Find the string "kMaxGroups" in the records. Copy every line it appears in.

Input records: Begin

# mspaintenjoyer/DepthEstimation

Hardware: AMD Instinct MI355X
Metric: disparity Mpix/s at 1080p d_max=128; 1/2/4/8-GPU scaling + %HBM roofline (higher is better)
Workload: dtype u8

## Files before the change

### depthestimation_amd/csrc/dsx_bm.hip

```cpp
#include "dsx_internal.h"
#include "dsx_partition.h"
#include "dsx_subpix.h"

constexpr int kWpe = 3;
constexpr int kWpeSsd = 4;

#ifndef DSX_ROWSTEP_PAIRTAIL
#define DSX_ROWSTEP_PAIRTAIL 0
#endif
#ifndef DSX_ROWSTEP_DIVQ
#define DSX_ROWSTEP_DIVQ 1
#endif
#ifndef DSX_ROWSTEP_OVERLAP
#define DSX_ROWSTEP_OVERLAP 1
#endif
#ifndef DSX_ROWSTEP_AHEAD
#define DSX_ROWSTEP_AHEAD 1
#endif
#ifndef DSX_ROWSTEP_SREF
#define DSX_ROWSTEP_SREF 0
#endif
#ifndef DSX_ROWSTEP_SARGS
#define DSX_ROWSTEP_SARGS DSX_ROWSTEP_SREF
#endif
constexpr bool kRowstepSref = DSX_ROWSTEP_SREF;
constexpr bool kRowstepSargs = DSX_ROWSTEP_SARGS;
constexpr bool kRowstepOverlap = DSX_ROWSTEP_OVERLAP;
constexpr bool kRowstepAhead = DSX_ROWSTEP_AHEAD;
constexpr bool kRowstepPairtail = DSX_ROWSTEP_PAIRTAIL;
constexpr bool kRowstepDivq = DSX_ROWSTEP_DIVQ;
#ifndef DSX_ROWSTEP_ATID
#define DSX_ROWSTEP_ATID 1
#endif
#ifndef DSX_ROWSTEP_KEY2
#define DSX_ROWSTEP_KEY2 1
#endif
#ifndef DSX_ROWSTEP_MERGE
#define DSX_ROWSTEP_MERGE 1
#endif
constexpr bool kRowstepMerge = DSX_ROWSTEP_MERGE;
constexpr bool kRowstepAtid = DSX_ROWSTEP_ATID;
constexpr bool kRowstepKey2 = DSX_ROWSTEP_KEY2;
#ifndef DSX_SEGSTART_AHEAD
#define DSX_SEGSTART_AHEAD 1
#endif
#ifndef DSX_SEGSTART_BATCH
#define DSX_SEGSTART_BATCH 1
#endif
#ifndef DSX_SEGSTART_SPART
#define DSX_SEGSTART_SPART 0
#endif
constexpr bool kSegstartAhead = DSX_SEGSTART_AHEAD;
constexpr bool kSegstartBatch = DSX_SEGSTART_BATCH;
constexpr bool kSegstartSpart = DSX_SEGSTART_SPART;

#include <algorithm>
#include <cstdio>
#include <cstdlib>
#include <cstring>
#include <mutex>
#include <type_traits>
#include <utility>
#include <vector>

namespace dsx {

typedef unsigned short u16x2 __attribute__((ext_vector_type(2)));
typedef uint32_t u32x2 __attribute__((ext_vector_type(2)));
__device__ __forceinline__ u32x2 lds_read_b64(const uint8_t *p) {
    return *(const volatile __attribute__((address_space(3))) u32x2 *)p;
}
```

Input records: End
Input records: Begin

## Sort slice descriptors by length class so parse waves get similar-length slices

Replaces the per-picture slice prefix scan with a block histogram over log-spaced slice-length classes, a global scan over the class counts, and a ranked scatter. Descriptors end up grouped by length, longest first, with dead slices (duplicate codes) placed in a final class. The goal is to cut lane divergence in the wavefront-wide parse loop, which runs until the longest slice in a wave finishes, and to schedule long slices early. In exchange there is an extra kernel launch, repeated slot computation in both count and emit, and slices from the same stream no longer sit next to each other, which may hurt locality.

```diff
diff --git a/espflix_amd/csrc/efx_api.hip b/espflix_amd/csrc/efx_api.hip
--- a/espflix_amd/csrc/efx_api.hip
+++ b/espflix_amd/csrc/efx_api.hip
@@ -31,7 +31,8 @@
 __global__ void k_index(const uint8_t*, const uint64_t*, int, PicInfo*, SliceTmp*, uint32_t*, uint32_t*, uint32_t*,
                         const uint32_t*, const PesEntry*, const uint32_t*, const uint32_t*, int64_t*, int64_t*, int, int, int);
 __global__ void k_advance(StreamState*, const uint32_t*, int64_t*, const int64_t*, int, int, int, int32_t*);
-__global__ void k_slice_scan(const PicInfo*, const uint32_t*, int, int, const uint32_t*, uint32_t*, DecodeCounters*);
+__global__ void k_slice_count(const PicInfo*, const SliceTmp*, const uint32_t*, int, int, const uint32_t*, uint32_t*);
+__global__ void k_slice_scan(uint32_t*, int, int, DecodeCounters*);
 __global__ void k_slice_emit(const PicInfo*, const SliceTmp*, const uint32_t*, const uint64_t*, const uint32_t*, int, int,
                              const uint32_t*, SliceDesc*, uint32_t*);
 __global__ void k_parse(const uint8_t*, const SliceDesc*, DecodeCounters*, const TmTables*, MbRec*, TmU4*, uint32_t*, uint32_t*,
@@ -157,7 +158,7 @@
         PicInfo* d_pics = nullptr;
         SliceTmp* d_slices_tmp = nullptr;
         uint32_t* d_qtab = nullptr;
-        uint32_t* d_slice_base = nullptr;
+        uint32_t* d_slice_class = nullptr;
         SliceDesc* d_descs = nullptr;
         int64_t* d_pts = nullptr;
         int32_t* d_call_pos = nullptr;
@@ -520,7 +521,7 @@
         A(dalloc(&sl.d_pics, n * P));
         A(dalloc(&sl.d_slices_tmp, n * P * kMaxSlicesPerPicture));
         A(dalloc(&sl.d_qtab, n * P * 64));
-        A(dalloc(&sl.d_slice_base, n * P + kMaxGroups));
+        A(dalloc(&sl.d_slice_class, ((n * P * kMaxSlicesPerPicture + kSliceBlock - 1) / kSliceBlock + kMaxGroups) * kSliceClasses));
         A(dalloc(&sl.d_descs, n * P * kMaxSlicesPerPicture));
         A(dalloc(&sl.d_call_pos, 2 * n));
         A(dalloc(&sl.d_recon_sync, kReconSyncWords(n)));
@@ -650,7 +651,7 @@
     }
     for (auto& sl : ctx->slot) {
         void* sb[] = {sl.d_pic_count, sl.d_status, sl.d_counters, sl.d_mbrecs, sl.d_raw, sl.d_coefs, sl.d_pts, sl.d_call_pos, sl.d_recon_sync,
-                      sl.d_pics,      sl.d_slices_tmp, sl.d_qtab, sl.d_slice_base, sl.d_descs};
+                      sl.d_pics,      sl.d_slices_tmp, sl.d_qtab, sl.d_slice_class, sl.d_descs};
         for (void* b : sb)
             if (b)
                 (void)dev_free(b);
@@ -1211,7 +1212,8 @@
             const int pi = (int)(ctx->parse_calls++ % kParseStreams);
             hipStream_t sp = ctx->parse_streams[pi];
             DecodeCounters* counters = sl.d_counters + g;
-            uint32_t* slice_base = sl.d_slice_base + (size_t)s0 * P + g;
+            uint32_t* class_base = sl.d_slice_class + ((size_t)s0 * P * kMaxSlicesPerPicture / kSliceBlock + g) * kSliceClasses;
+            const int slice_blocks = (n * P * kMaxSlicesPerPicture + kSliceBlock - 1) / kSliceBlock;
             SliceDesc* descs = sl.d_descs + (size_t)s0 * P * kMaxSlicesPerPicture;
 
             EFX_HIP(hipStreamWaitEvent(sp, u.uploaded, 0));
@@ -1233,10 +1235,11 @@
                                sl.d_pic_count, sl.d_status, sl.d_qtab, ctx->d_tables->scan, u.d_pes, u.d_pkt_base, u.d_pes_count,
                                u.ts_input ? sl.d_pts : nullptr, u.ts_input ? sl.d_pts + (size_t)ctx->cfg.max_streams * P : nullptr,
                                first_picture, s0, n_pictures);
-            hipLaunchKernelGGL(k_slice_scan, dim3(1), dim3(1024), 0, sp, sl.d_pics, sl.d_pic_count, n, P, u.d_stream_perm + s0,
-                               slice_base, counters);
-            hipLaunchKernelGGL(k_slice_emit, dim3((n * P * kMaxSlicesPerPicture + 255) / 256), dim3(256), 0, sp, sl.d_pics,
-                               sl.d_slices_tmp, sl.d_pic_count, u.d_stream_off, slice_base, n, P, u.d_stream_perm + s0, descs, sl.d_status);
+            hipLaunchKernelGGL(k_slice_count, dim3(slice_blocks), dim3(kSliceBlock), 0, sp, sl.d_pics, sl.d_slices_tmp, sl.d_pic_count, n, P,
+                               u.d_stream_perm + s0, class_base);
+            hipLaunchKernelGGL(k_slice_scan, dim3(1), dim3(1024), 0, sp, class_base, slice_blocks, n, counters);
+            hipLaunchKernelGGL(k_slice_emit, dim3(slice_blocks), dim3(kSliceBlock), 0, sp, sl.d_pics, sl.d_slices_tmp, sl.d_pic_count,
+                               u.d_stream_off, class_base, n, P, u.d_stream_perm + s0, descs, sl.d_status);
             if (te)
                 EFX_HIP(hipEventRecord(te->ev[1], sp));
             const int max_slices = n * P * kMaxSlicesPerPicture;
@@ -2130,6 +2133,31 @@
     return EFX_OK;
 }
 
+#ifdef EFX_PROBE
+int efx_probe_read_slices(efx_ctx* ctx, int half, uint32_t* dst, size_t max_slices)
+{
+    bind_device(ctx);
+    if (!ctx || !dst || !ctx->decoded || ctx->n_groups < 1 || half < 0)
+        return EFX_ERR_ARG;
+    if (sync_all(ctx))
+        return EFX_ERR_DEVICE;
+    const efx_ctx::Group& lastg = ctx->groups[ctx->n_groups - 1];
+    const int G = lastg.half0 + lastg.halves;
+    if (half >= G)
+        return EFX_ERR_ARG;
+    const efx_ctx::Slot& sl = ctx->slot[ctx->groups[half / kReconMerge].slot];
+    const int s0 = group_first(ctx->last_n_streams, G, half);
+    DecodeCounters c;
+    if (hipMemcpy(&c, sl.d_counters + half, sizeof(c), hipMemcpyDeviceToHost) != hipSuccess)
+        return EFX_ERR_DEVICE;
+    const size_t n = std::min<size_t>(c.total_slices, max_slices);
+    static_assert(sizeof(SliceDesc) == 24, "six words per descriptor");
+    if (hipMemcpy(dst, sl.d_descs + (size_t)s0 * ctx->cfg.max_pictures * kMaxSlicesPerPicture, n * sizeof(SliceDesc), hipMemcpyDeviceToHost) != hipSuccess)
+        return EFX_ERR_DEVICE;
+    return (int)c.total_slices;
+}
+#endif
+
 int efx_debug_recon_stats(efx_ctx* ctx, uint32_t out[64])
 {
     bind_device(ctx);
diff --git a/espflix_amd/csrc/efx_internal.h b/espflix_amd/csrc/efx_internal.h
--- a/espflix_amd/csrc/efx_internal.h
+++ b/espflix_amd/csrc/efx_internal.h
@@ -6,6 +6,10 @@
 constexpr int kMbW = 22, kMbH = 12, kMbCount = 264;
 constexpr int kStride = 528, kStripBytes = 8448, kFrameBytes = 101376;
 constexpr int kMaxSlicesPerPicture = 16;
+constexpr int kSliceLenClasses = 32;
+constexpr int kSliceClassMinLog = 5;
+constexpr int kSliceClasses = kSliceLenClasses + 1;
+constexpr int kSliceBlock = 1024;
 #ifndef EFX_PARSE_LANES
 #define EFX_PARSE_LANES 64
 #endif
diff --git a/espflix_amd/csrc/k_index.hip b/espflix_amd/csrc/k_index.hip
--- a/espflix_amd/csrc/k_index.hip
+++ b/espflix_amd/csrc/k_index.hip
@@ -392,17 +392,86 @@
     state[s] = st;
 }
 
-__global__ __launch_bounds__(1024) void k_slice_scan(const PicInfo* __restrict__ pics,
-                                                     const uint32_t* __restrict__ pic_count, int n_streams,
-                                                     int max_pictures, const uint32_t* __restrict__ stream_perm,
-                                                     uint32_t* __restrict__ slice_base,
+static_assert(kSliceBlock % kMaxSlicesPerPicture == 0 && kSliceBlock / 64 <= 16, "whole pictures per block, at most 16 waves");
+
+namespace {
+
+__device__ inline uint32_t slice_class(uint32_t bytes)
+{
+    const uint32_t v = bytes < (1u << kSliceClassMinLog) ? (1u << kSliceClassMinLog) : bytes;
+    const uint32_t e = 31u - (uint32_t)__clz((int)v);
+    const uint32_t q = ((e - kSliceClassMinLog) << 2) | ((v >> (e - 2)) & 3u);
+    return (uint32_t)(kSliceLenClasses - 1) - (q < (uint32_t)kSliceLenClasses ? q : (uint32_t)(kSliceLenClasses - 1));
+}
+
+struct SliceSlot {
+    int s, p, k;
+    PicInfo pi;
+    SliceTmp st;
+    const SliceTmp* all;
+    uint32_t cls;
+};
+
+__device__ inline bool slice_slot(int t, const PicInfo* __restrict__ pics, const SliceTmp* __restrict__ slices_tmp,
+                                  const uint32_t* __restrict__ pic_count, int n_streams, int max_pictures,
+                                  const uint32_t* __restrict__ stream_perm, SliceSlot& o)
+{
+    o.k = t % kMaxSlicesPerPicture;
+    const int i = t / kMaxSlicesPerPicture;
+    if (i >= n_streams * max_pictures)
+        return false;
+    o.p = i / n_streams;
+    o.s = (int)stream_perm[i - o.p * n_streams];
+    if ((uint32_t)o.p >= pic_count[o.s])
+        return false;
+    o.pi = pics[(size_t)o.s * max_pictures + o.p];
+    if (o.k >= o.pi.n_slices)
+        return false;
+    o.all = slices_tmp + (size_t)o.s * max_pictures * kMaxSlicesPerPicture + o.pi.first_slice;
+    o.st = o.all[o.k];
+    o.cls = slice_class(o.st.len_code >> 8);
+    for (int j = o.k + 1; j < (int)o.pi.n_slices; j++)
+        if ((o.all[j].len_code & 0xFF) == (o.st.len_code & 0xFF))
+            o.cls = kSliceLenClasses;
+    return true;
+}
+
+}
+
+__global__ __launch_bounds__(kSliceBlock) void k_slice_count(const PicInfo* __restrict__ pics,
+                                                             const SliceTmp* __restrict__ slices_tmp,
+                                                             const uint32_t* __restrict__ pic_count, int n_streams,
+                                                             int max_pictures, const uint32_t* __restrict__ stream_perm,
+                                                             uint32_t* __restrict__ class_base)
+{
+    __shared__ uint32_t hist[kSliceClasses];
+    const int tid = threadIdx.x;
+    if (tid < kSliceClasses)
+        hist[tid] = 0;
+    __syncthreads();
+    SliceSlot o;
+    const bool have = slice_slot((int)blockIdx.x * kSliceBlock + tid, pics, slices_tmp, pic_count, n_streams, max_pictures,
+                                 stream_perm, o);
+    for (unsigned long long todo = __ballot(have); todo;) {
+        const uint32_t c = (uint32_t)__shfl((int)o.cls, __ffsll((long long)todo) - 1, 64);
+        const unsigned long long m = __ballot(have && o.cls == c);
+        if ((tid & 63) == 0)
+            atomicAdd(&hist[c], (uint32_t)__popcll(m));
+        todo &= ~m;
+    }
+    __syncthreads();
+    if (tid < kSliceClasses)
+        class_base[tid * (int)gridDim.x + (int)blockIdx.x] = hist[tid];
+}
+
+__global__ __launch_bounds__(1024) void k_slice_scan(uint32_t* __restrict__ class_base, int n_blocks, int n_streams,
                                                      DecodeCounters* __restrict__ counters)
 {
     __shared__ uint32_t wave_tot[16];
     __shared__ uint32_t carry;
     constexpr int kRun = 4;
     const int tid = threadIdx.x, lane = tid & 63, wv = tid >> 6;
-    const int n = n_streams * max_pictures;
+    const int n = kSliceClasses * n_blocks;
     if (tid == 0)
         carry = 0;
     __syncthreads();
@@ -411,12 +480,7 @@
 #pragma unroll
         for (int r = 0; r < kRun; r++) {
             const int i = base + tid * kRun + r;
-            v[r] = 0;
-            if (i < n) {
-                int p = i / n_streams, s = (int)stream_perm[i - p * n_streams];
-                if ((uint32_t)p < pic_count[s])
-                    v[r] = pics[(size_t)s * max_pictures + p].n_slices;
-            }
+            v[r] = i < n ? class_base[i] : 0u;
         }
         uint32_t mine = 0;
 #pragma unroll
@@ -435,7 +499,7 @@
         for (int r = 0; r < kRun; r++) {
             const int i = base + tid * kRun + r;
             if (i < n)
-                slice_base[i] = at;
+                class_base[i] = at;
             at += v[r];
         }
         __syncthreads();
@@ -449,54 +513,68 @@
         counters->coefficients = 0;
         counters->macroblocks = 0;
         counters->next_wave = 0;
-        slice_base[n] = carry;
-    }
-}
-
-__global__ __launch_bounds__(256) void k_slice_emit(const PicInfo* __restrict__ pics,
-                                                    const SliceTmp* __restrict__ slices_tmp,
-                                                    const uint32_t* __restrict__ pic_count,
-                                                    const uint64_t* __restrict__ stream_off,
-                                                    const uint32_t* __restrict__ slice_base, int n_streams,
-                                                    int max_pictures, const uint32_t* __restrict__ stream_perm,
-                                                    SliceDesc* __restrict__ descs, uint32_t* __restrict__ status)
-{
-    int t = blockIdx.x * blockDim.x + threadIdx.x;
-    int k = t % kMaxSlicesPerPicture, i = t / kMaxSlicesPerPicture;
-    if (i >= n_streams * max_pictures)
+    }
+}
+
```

Input records: End
Input records: Begin

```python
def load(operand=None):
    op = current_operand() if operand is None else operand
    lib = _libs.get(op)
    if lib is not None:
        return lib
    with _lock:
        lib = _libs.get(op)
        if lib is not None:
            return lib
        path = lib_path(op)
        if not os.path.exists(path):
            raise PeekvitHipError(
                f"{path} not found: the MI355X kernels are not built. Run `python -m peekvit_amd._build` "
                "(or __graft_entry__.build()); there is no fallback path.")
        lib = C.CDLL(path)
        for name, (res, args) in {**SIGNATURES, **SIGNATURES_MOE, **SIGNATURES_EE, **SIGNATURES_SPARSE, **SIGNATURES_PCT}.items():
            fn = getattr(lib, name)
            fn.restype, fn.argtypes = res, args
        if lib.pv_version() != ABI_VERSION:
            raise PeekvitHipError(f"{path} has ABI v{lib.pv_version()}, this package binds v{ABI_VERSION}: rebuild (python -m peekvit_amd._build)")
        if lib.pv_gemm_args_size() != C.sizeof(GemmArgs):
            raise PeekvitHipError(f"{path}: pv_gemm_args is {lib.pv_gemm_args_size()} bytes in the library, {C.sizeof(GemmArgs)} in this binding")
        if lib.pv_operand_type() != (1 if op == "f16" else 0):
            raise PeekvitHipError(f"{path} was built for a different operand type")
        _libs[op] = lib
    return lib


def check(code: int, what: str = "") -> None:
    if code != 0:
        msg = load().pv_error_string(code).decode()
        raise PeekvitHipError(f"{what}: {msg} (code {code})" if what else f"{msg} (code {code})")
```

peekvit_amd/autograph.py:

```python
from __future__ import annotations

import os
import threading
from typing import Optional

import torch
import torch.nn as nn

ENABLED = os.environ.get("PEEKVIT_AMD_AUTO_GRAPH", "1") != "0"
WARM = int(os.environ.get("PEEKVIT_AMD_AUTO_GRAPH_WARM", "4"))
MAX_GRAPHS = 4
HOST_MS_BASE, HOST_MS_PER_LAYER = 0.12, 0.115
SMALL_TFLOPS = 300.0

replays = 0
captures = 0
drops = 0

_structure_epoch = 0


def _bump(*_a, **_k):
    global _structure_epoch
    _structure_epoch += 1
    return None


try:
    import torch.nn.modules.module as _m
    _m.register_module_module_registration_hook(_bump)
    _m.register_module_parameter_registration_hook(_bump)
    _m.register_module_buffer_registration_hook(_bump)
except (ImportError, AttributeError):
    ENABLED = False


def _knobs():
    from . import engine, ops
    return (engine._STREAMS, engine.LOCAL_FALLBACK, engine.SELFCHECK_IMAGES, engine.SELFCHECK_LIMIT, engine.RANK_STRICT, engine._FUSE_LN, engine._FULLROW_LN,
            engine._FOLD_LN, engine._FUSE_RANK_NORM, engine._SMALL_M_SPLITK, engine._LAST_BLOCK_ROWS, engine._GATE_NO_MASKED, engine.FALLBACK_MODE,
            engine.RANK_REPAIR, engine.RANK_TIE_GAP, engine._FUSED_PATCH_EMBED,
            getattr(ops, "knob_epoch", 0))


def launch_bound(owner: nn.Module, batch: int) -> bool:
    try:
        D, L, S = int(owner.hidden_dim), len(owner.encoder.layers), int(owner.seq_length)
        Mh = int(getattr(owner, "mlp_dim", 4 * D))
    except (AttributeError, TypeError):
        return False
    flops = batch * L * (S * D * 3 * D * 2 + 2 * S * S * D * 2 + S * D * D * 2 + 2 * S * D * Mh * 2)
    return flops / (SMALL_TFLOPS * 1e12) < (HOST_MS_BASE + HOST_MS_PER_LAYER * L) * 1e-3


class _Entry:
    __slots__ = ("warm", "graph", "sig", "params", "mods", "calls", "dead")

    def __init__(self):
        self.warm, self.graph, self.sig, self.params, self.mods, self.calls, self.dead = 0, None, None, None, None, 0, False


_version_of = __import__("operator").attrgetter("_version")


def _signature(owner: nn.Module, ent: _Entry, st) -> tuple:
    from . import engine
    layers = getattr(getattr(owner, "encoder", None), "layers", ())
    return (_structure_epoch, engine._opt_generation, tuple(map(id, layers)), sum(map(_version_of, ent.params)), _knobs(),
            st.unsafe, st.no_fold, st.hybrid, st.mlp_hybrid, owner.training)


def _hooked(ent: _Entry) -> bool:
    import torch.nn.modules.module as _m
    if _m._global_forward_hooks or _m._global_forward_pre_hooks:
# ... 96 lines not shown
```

Input records: End

= Expected answer =
-        A(dalloc(&sl.d_slice_base, n * P + kMaxGroups));
+        A(dalloc(&sl.d_slice_class, ((n * P * kMaxSlicesPerPicture + kSliceBlock - 1) / kSliceBlock + kMaxGroups) * kSliceClasses));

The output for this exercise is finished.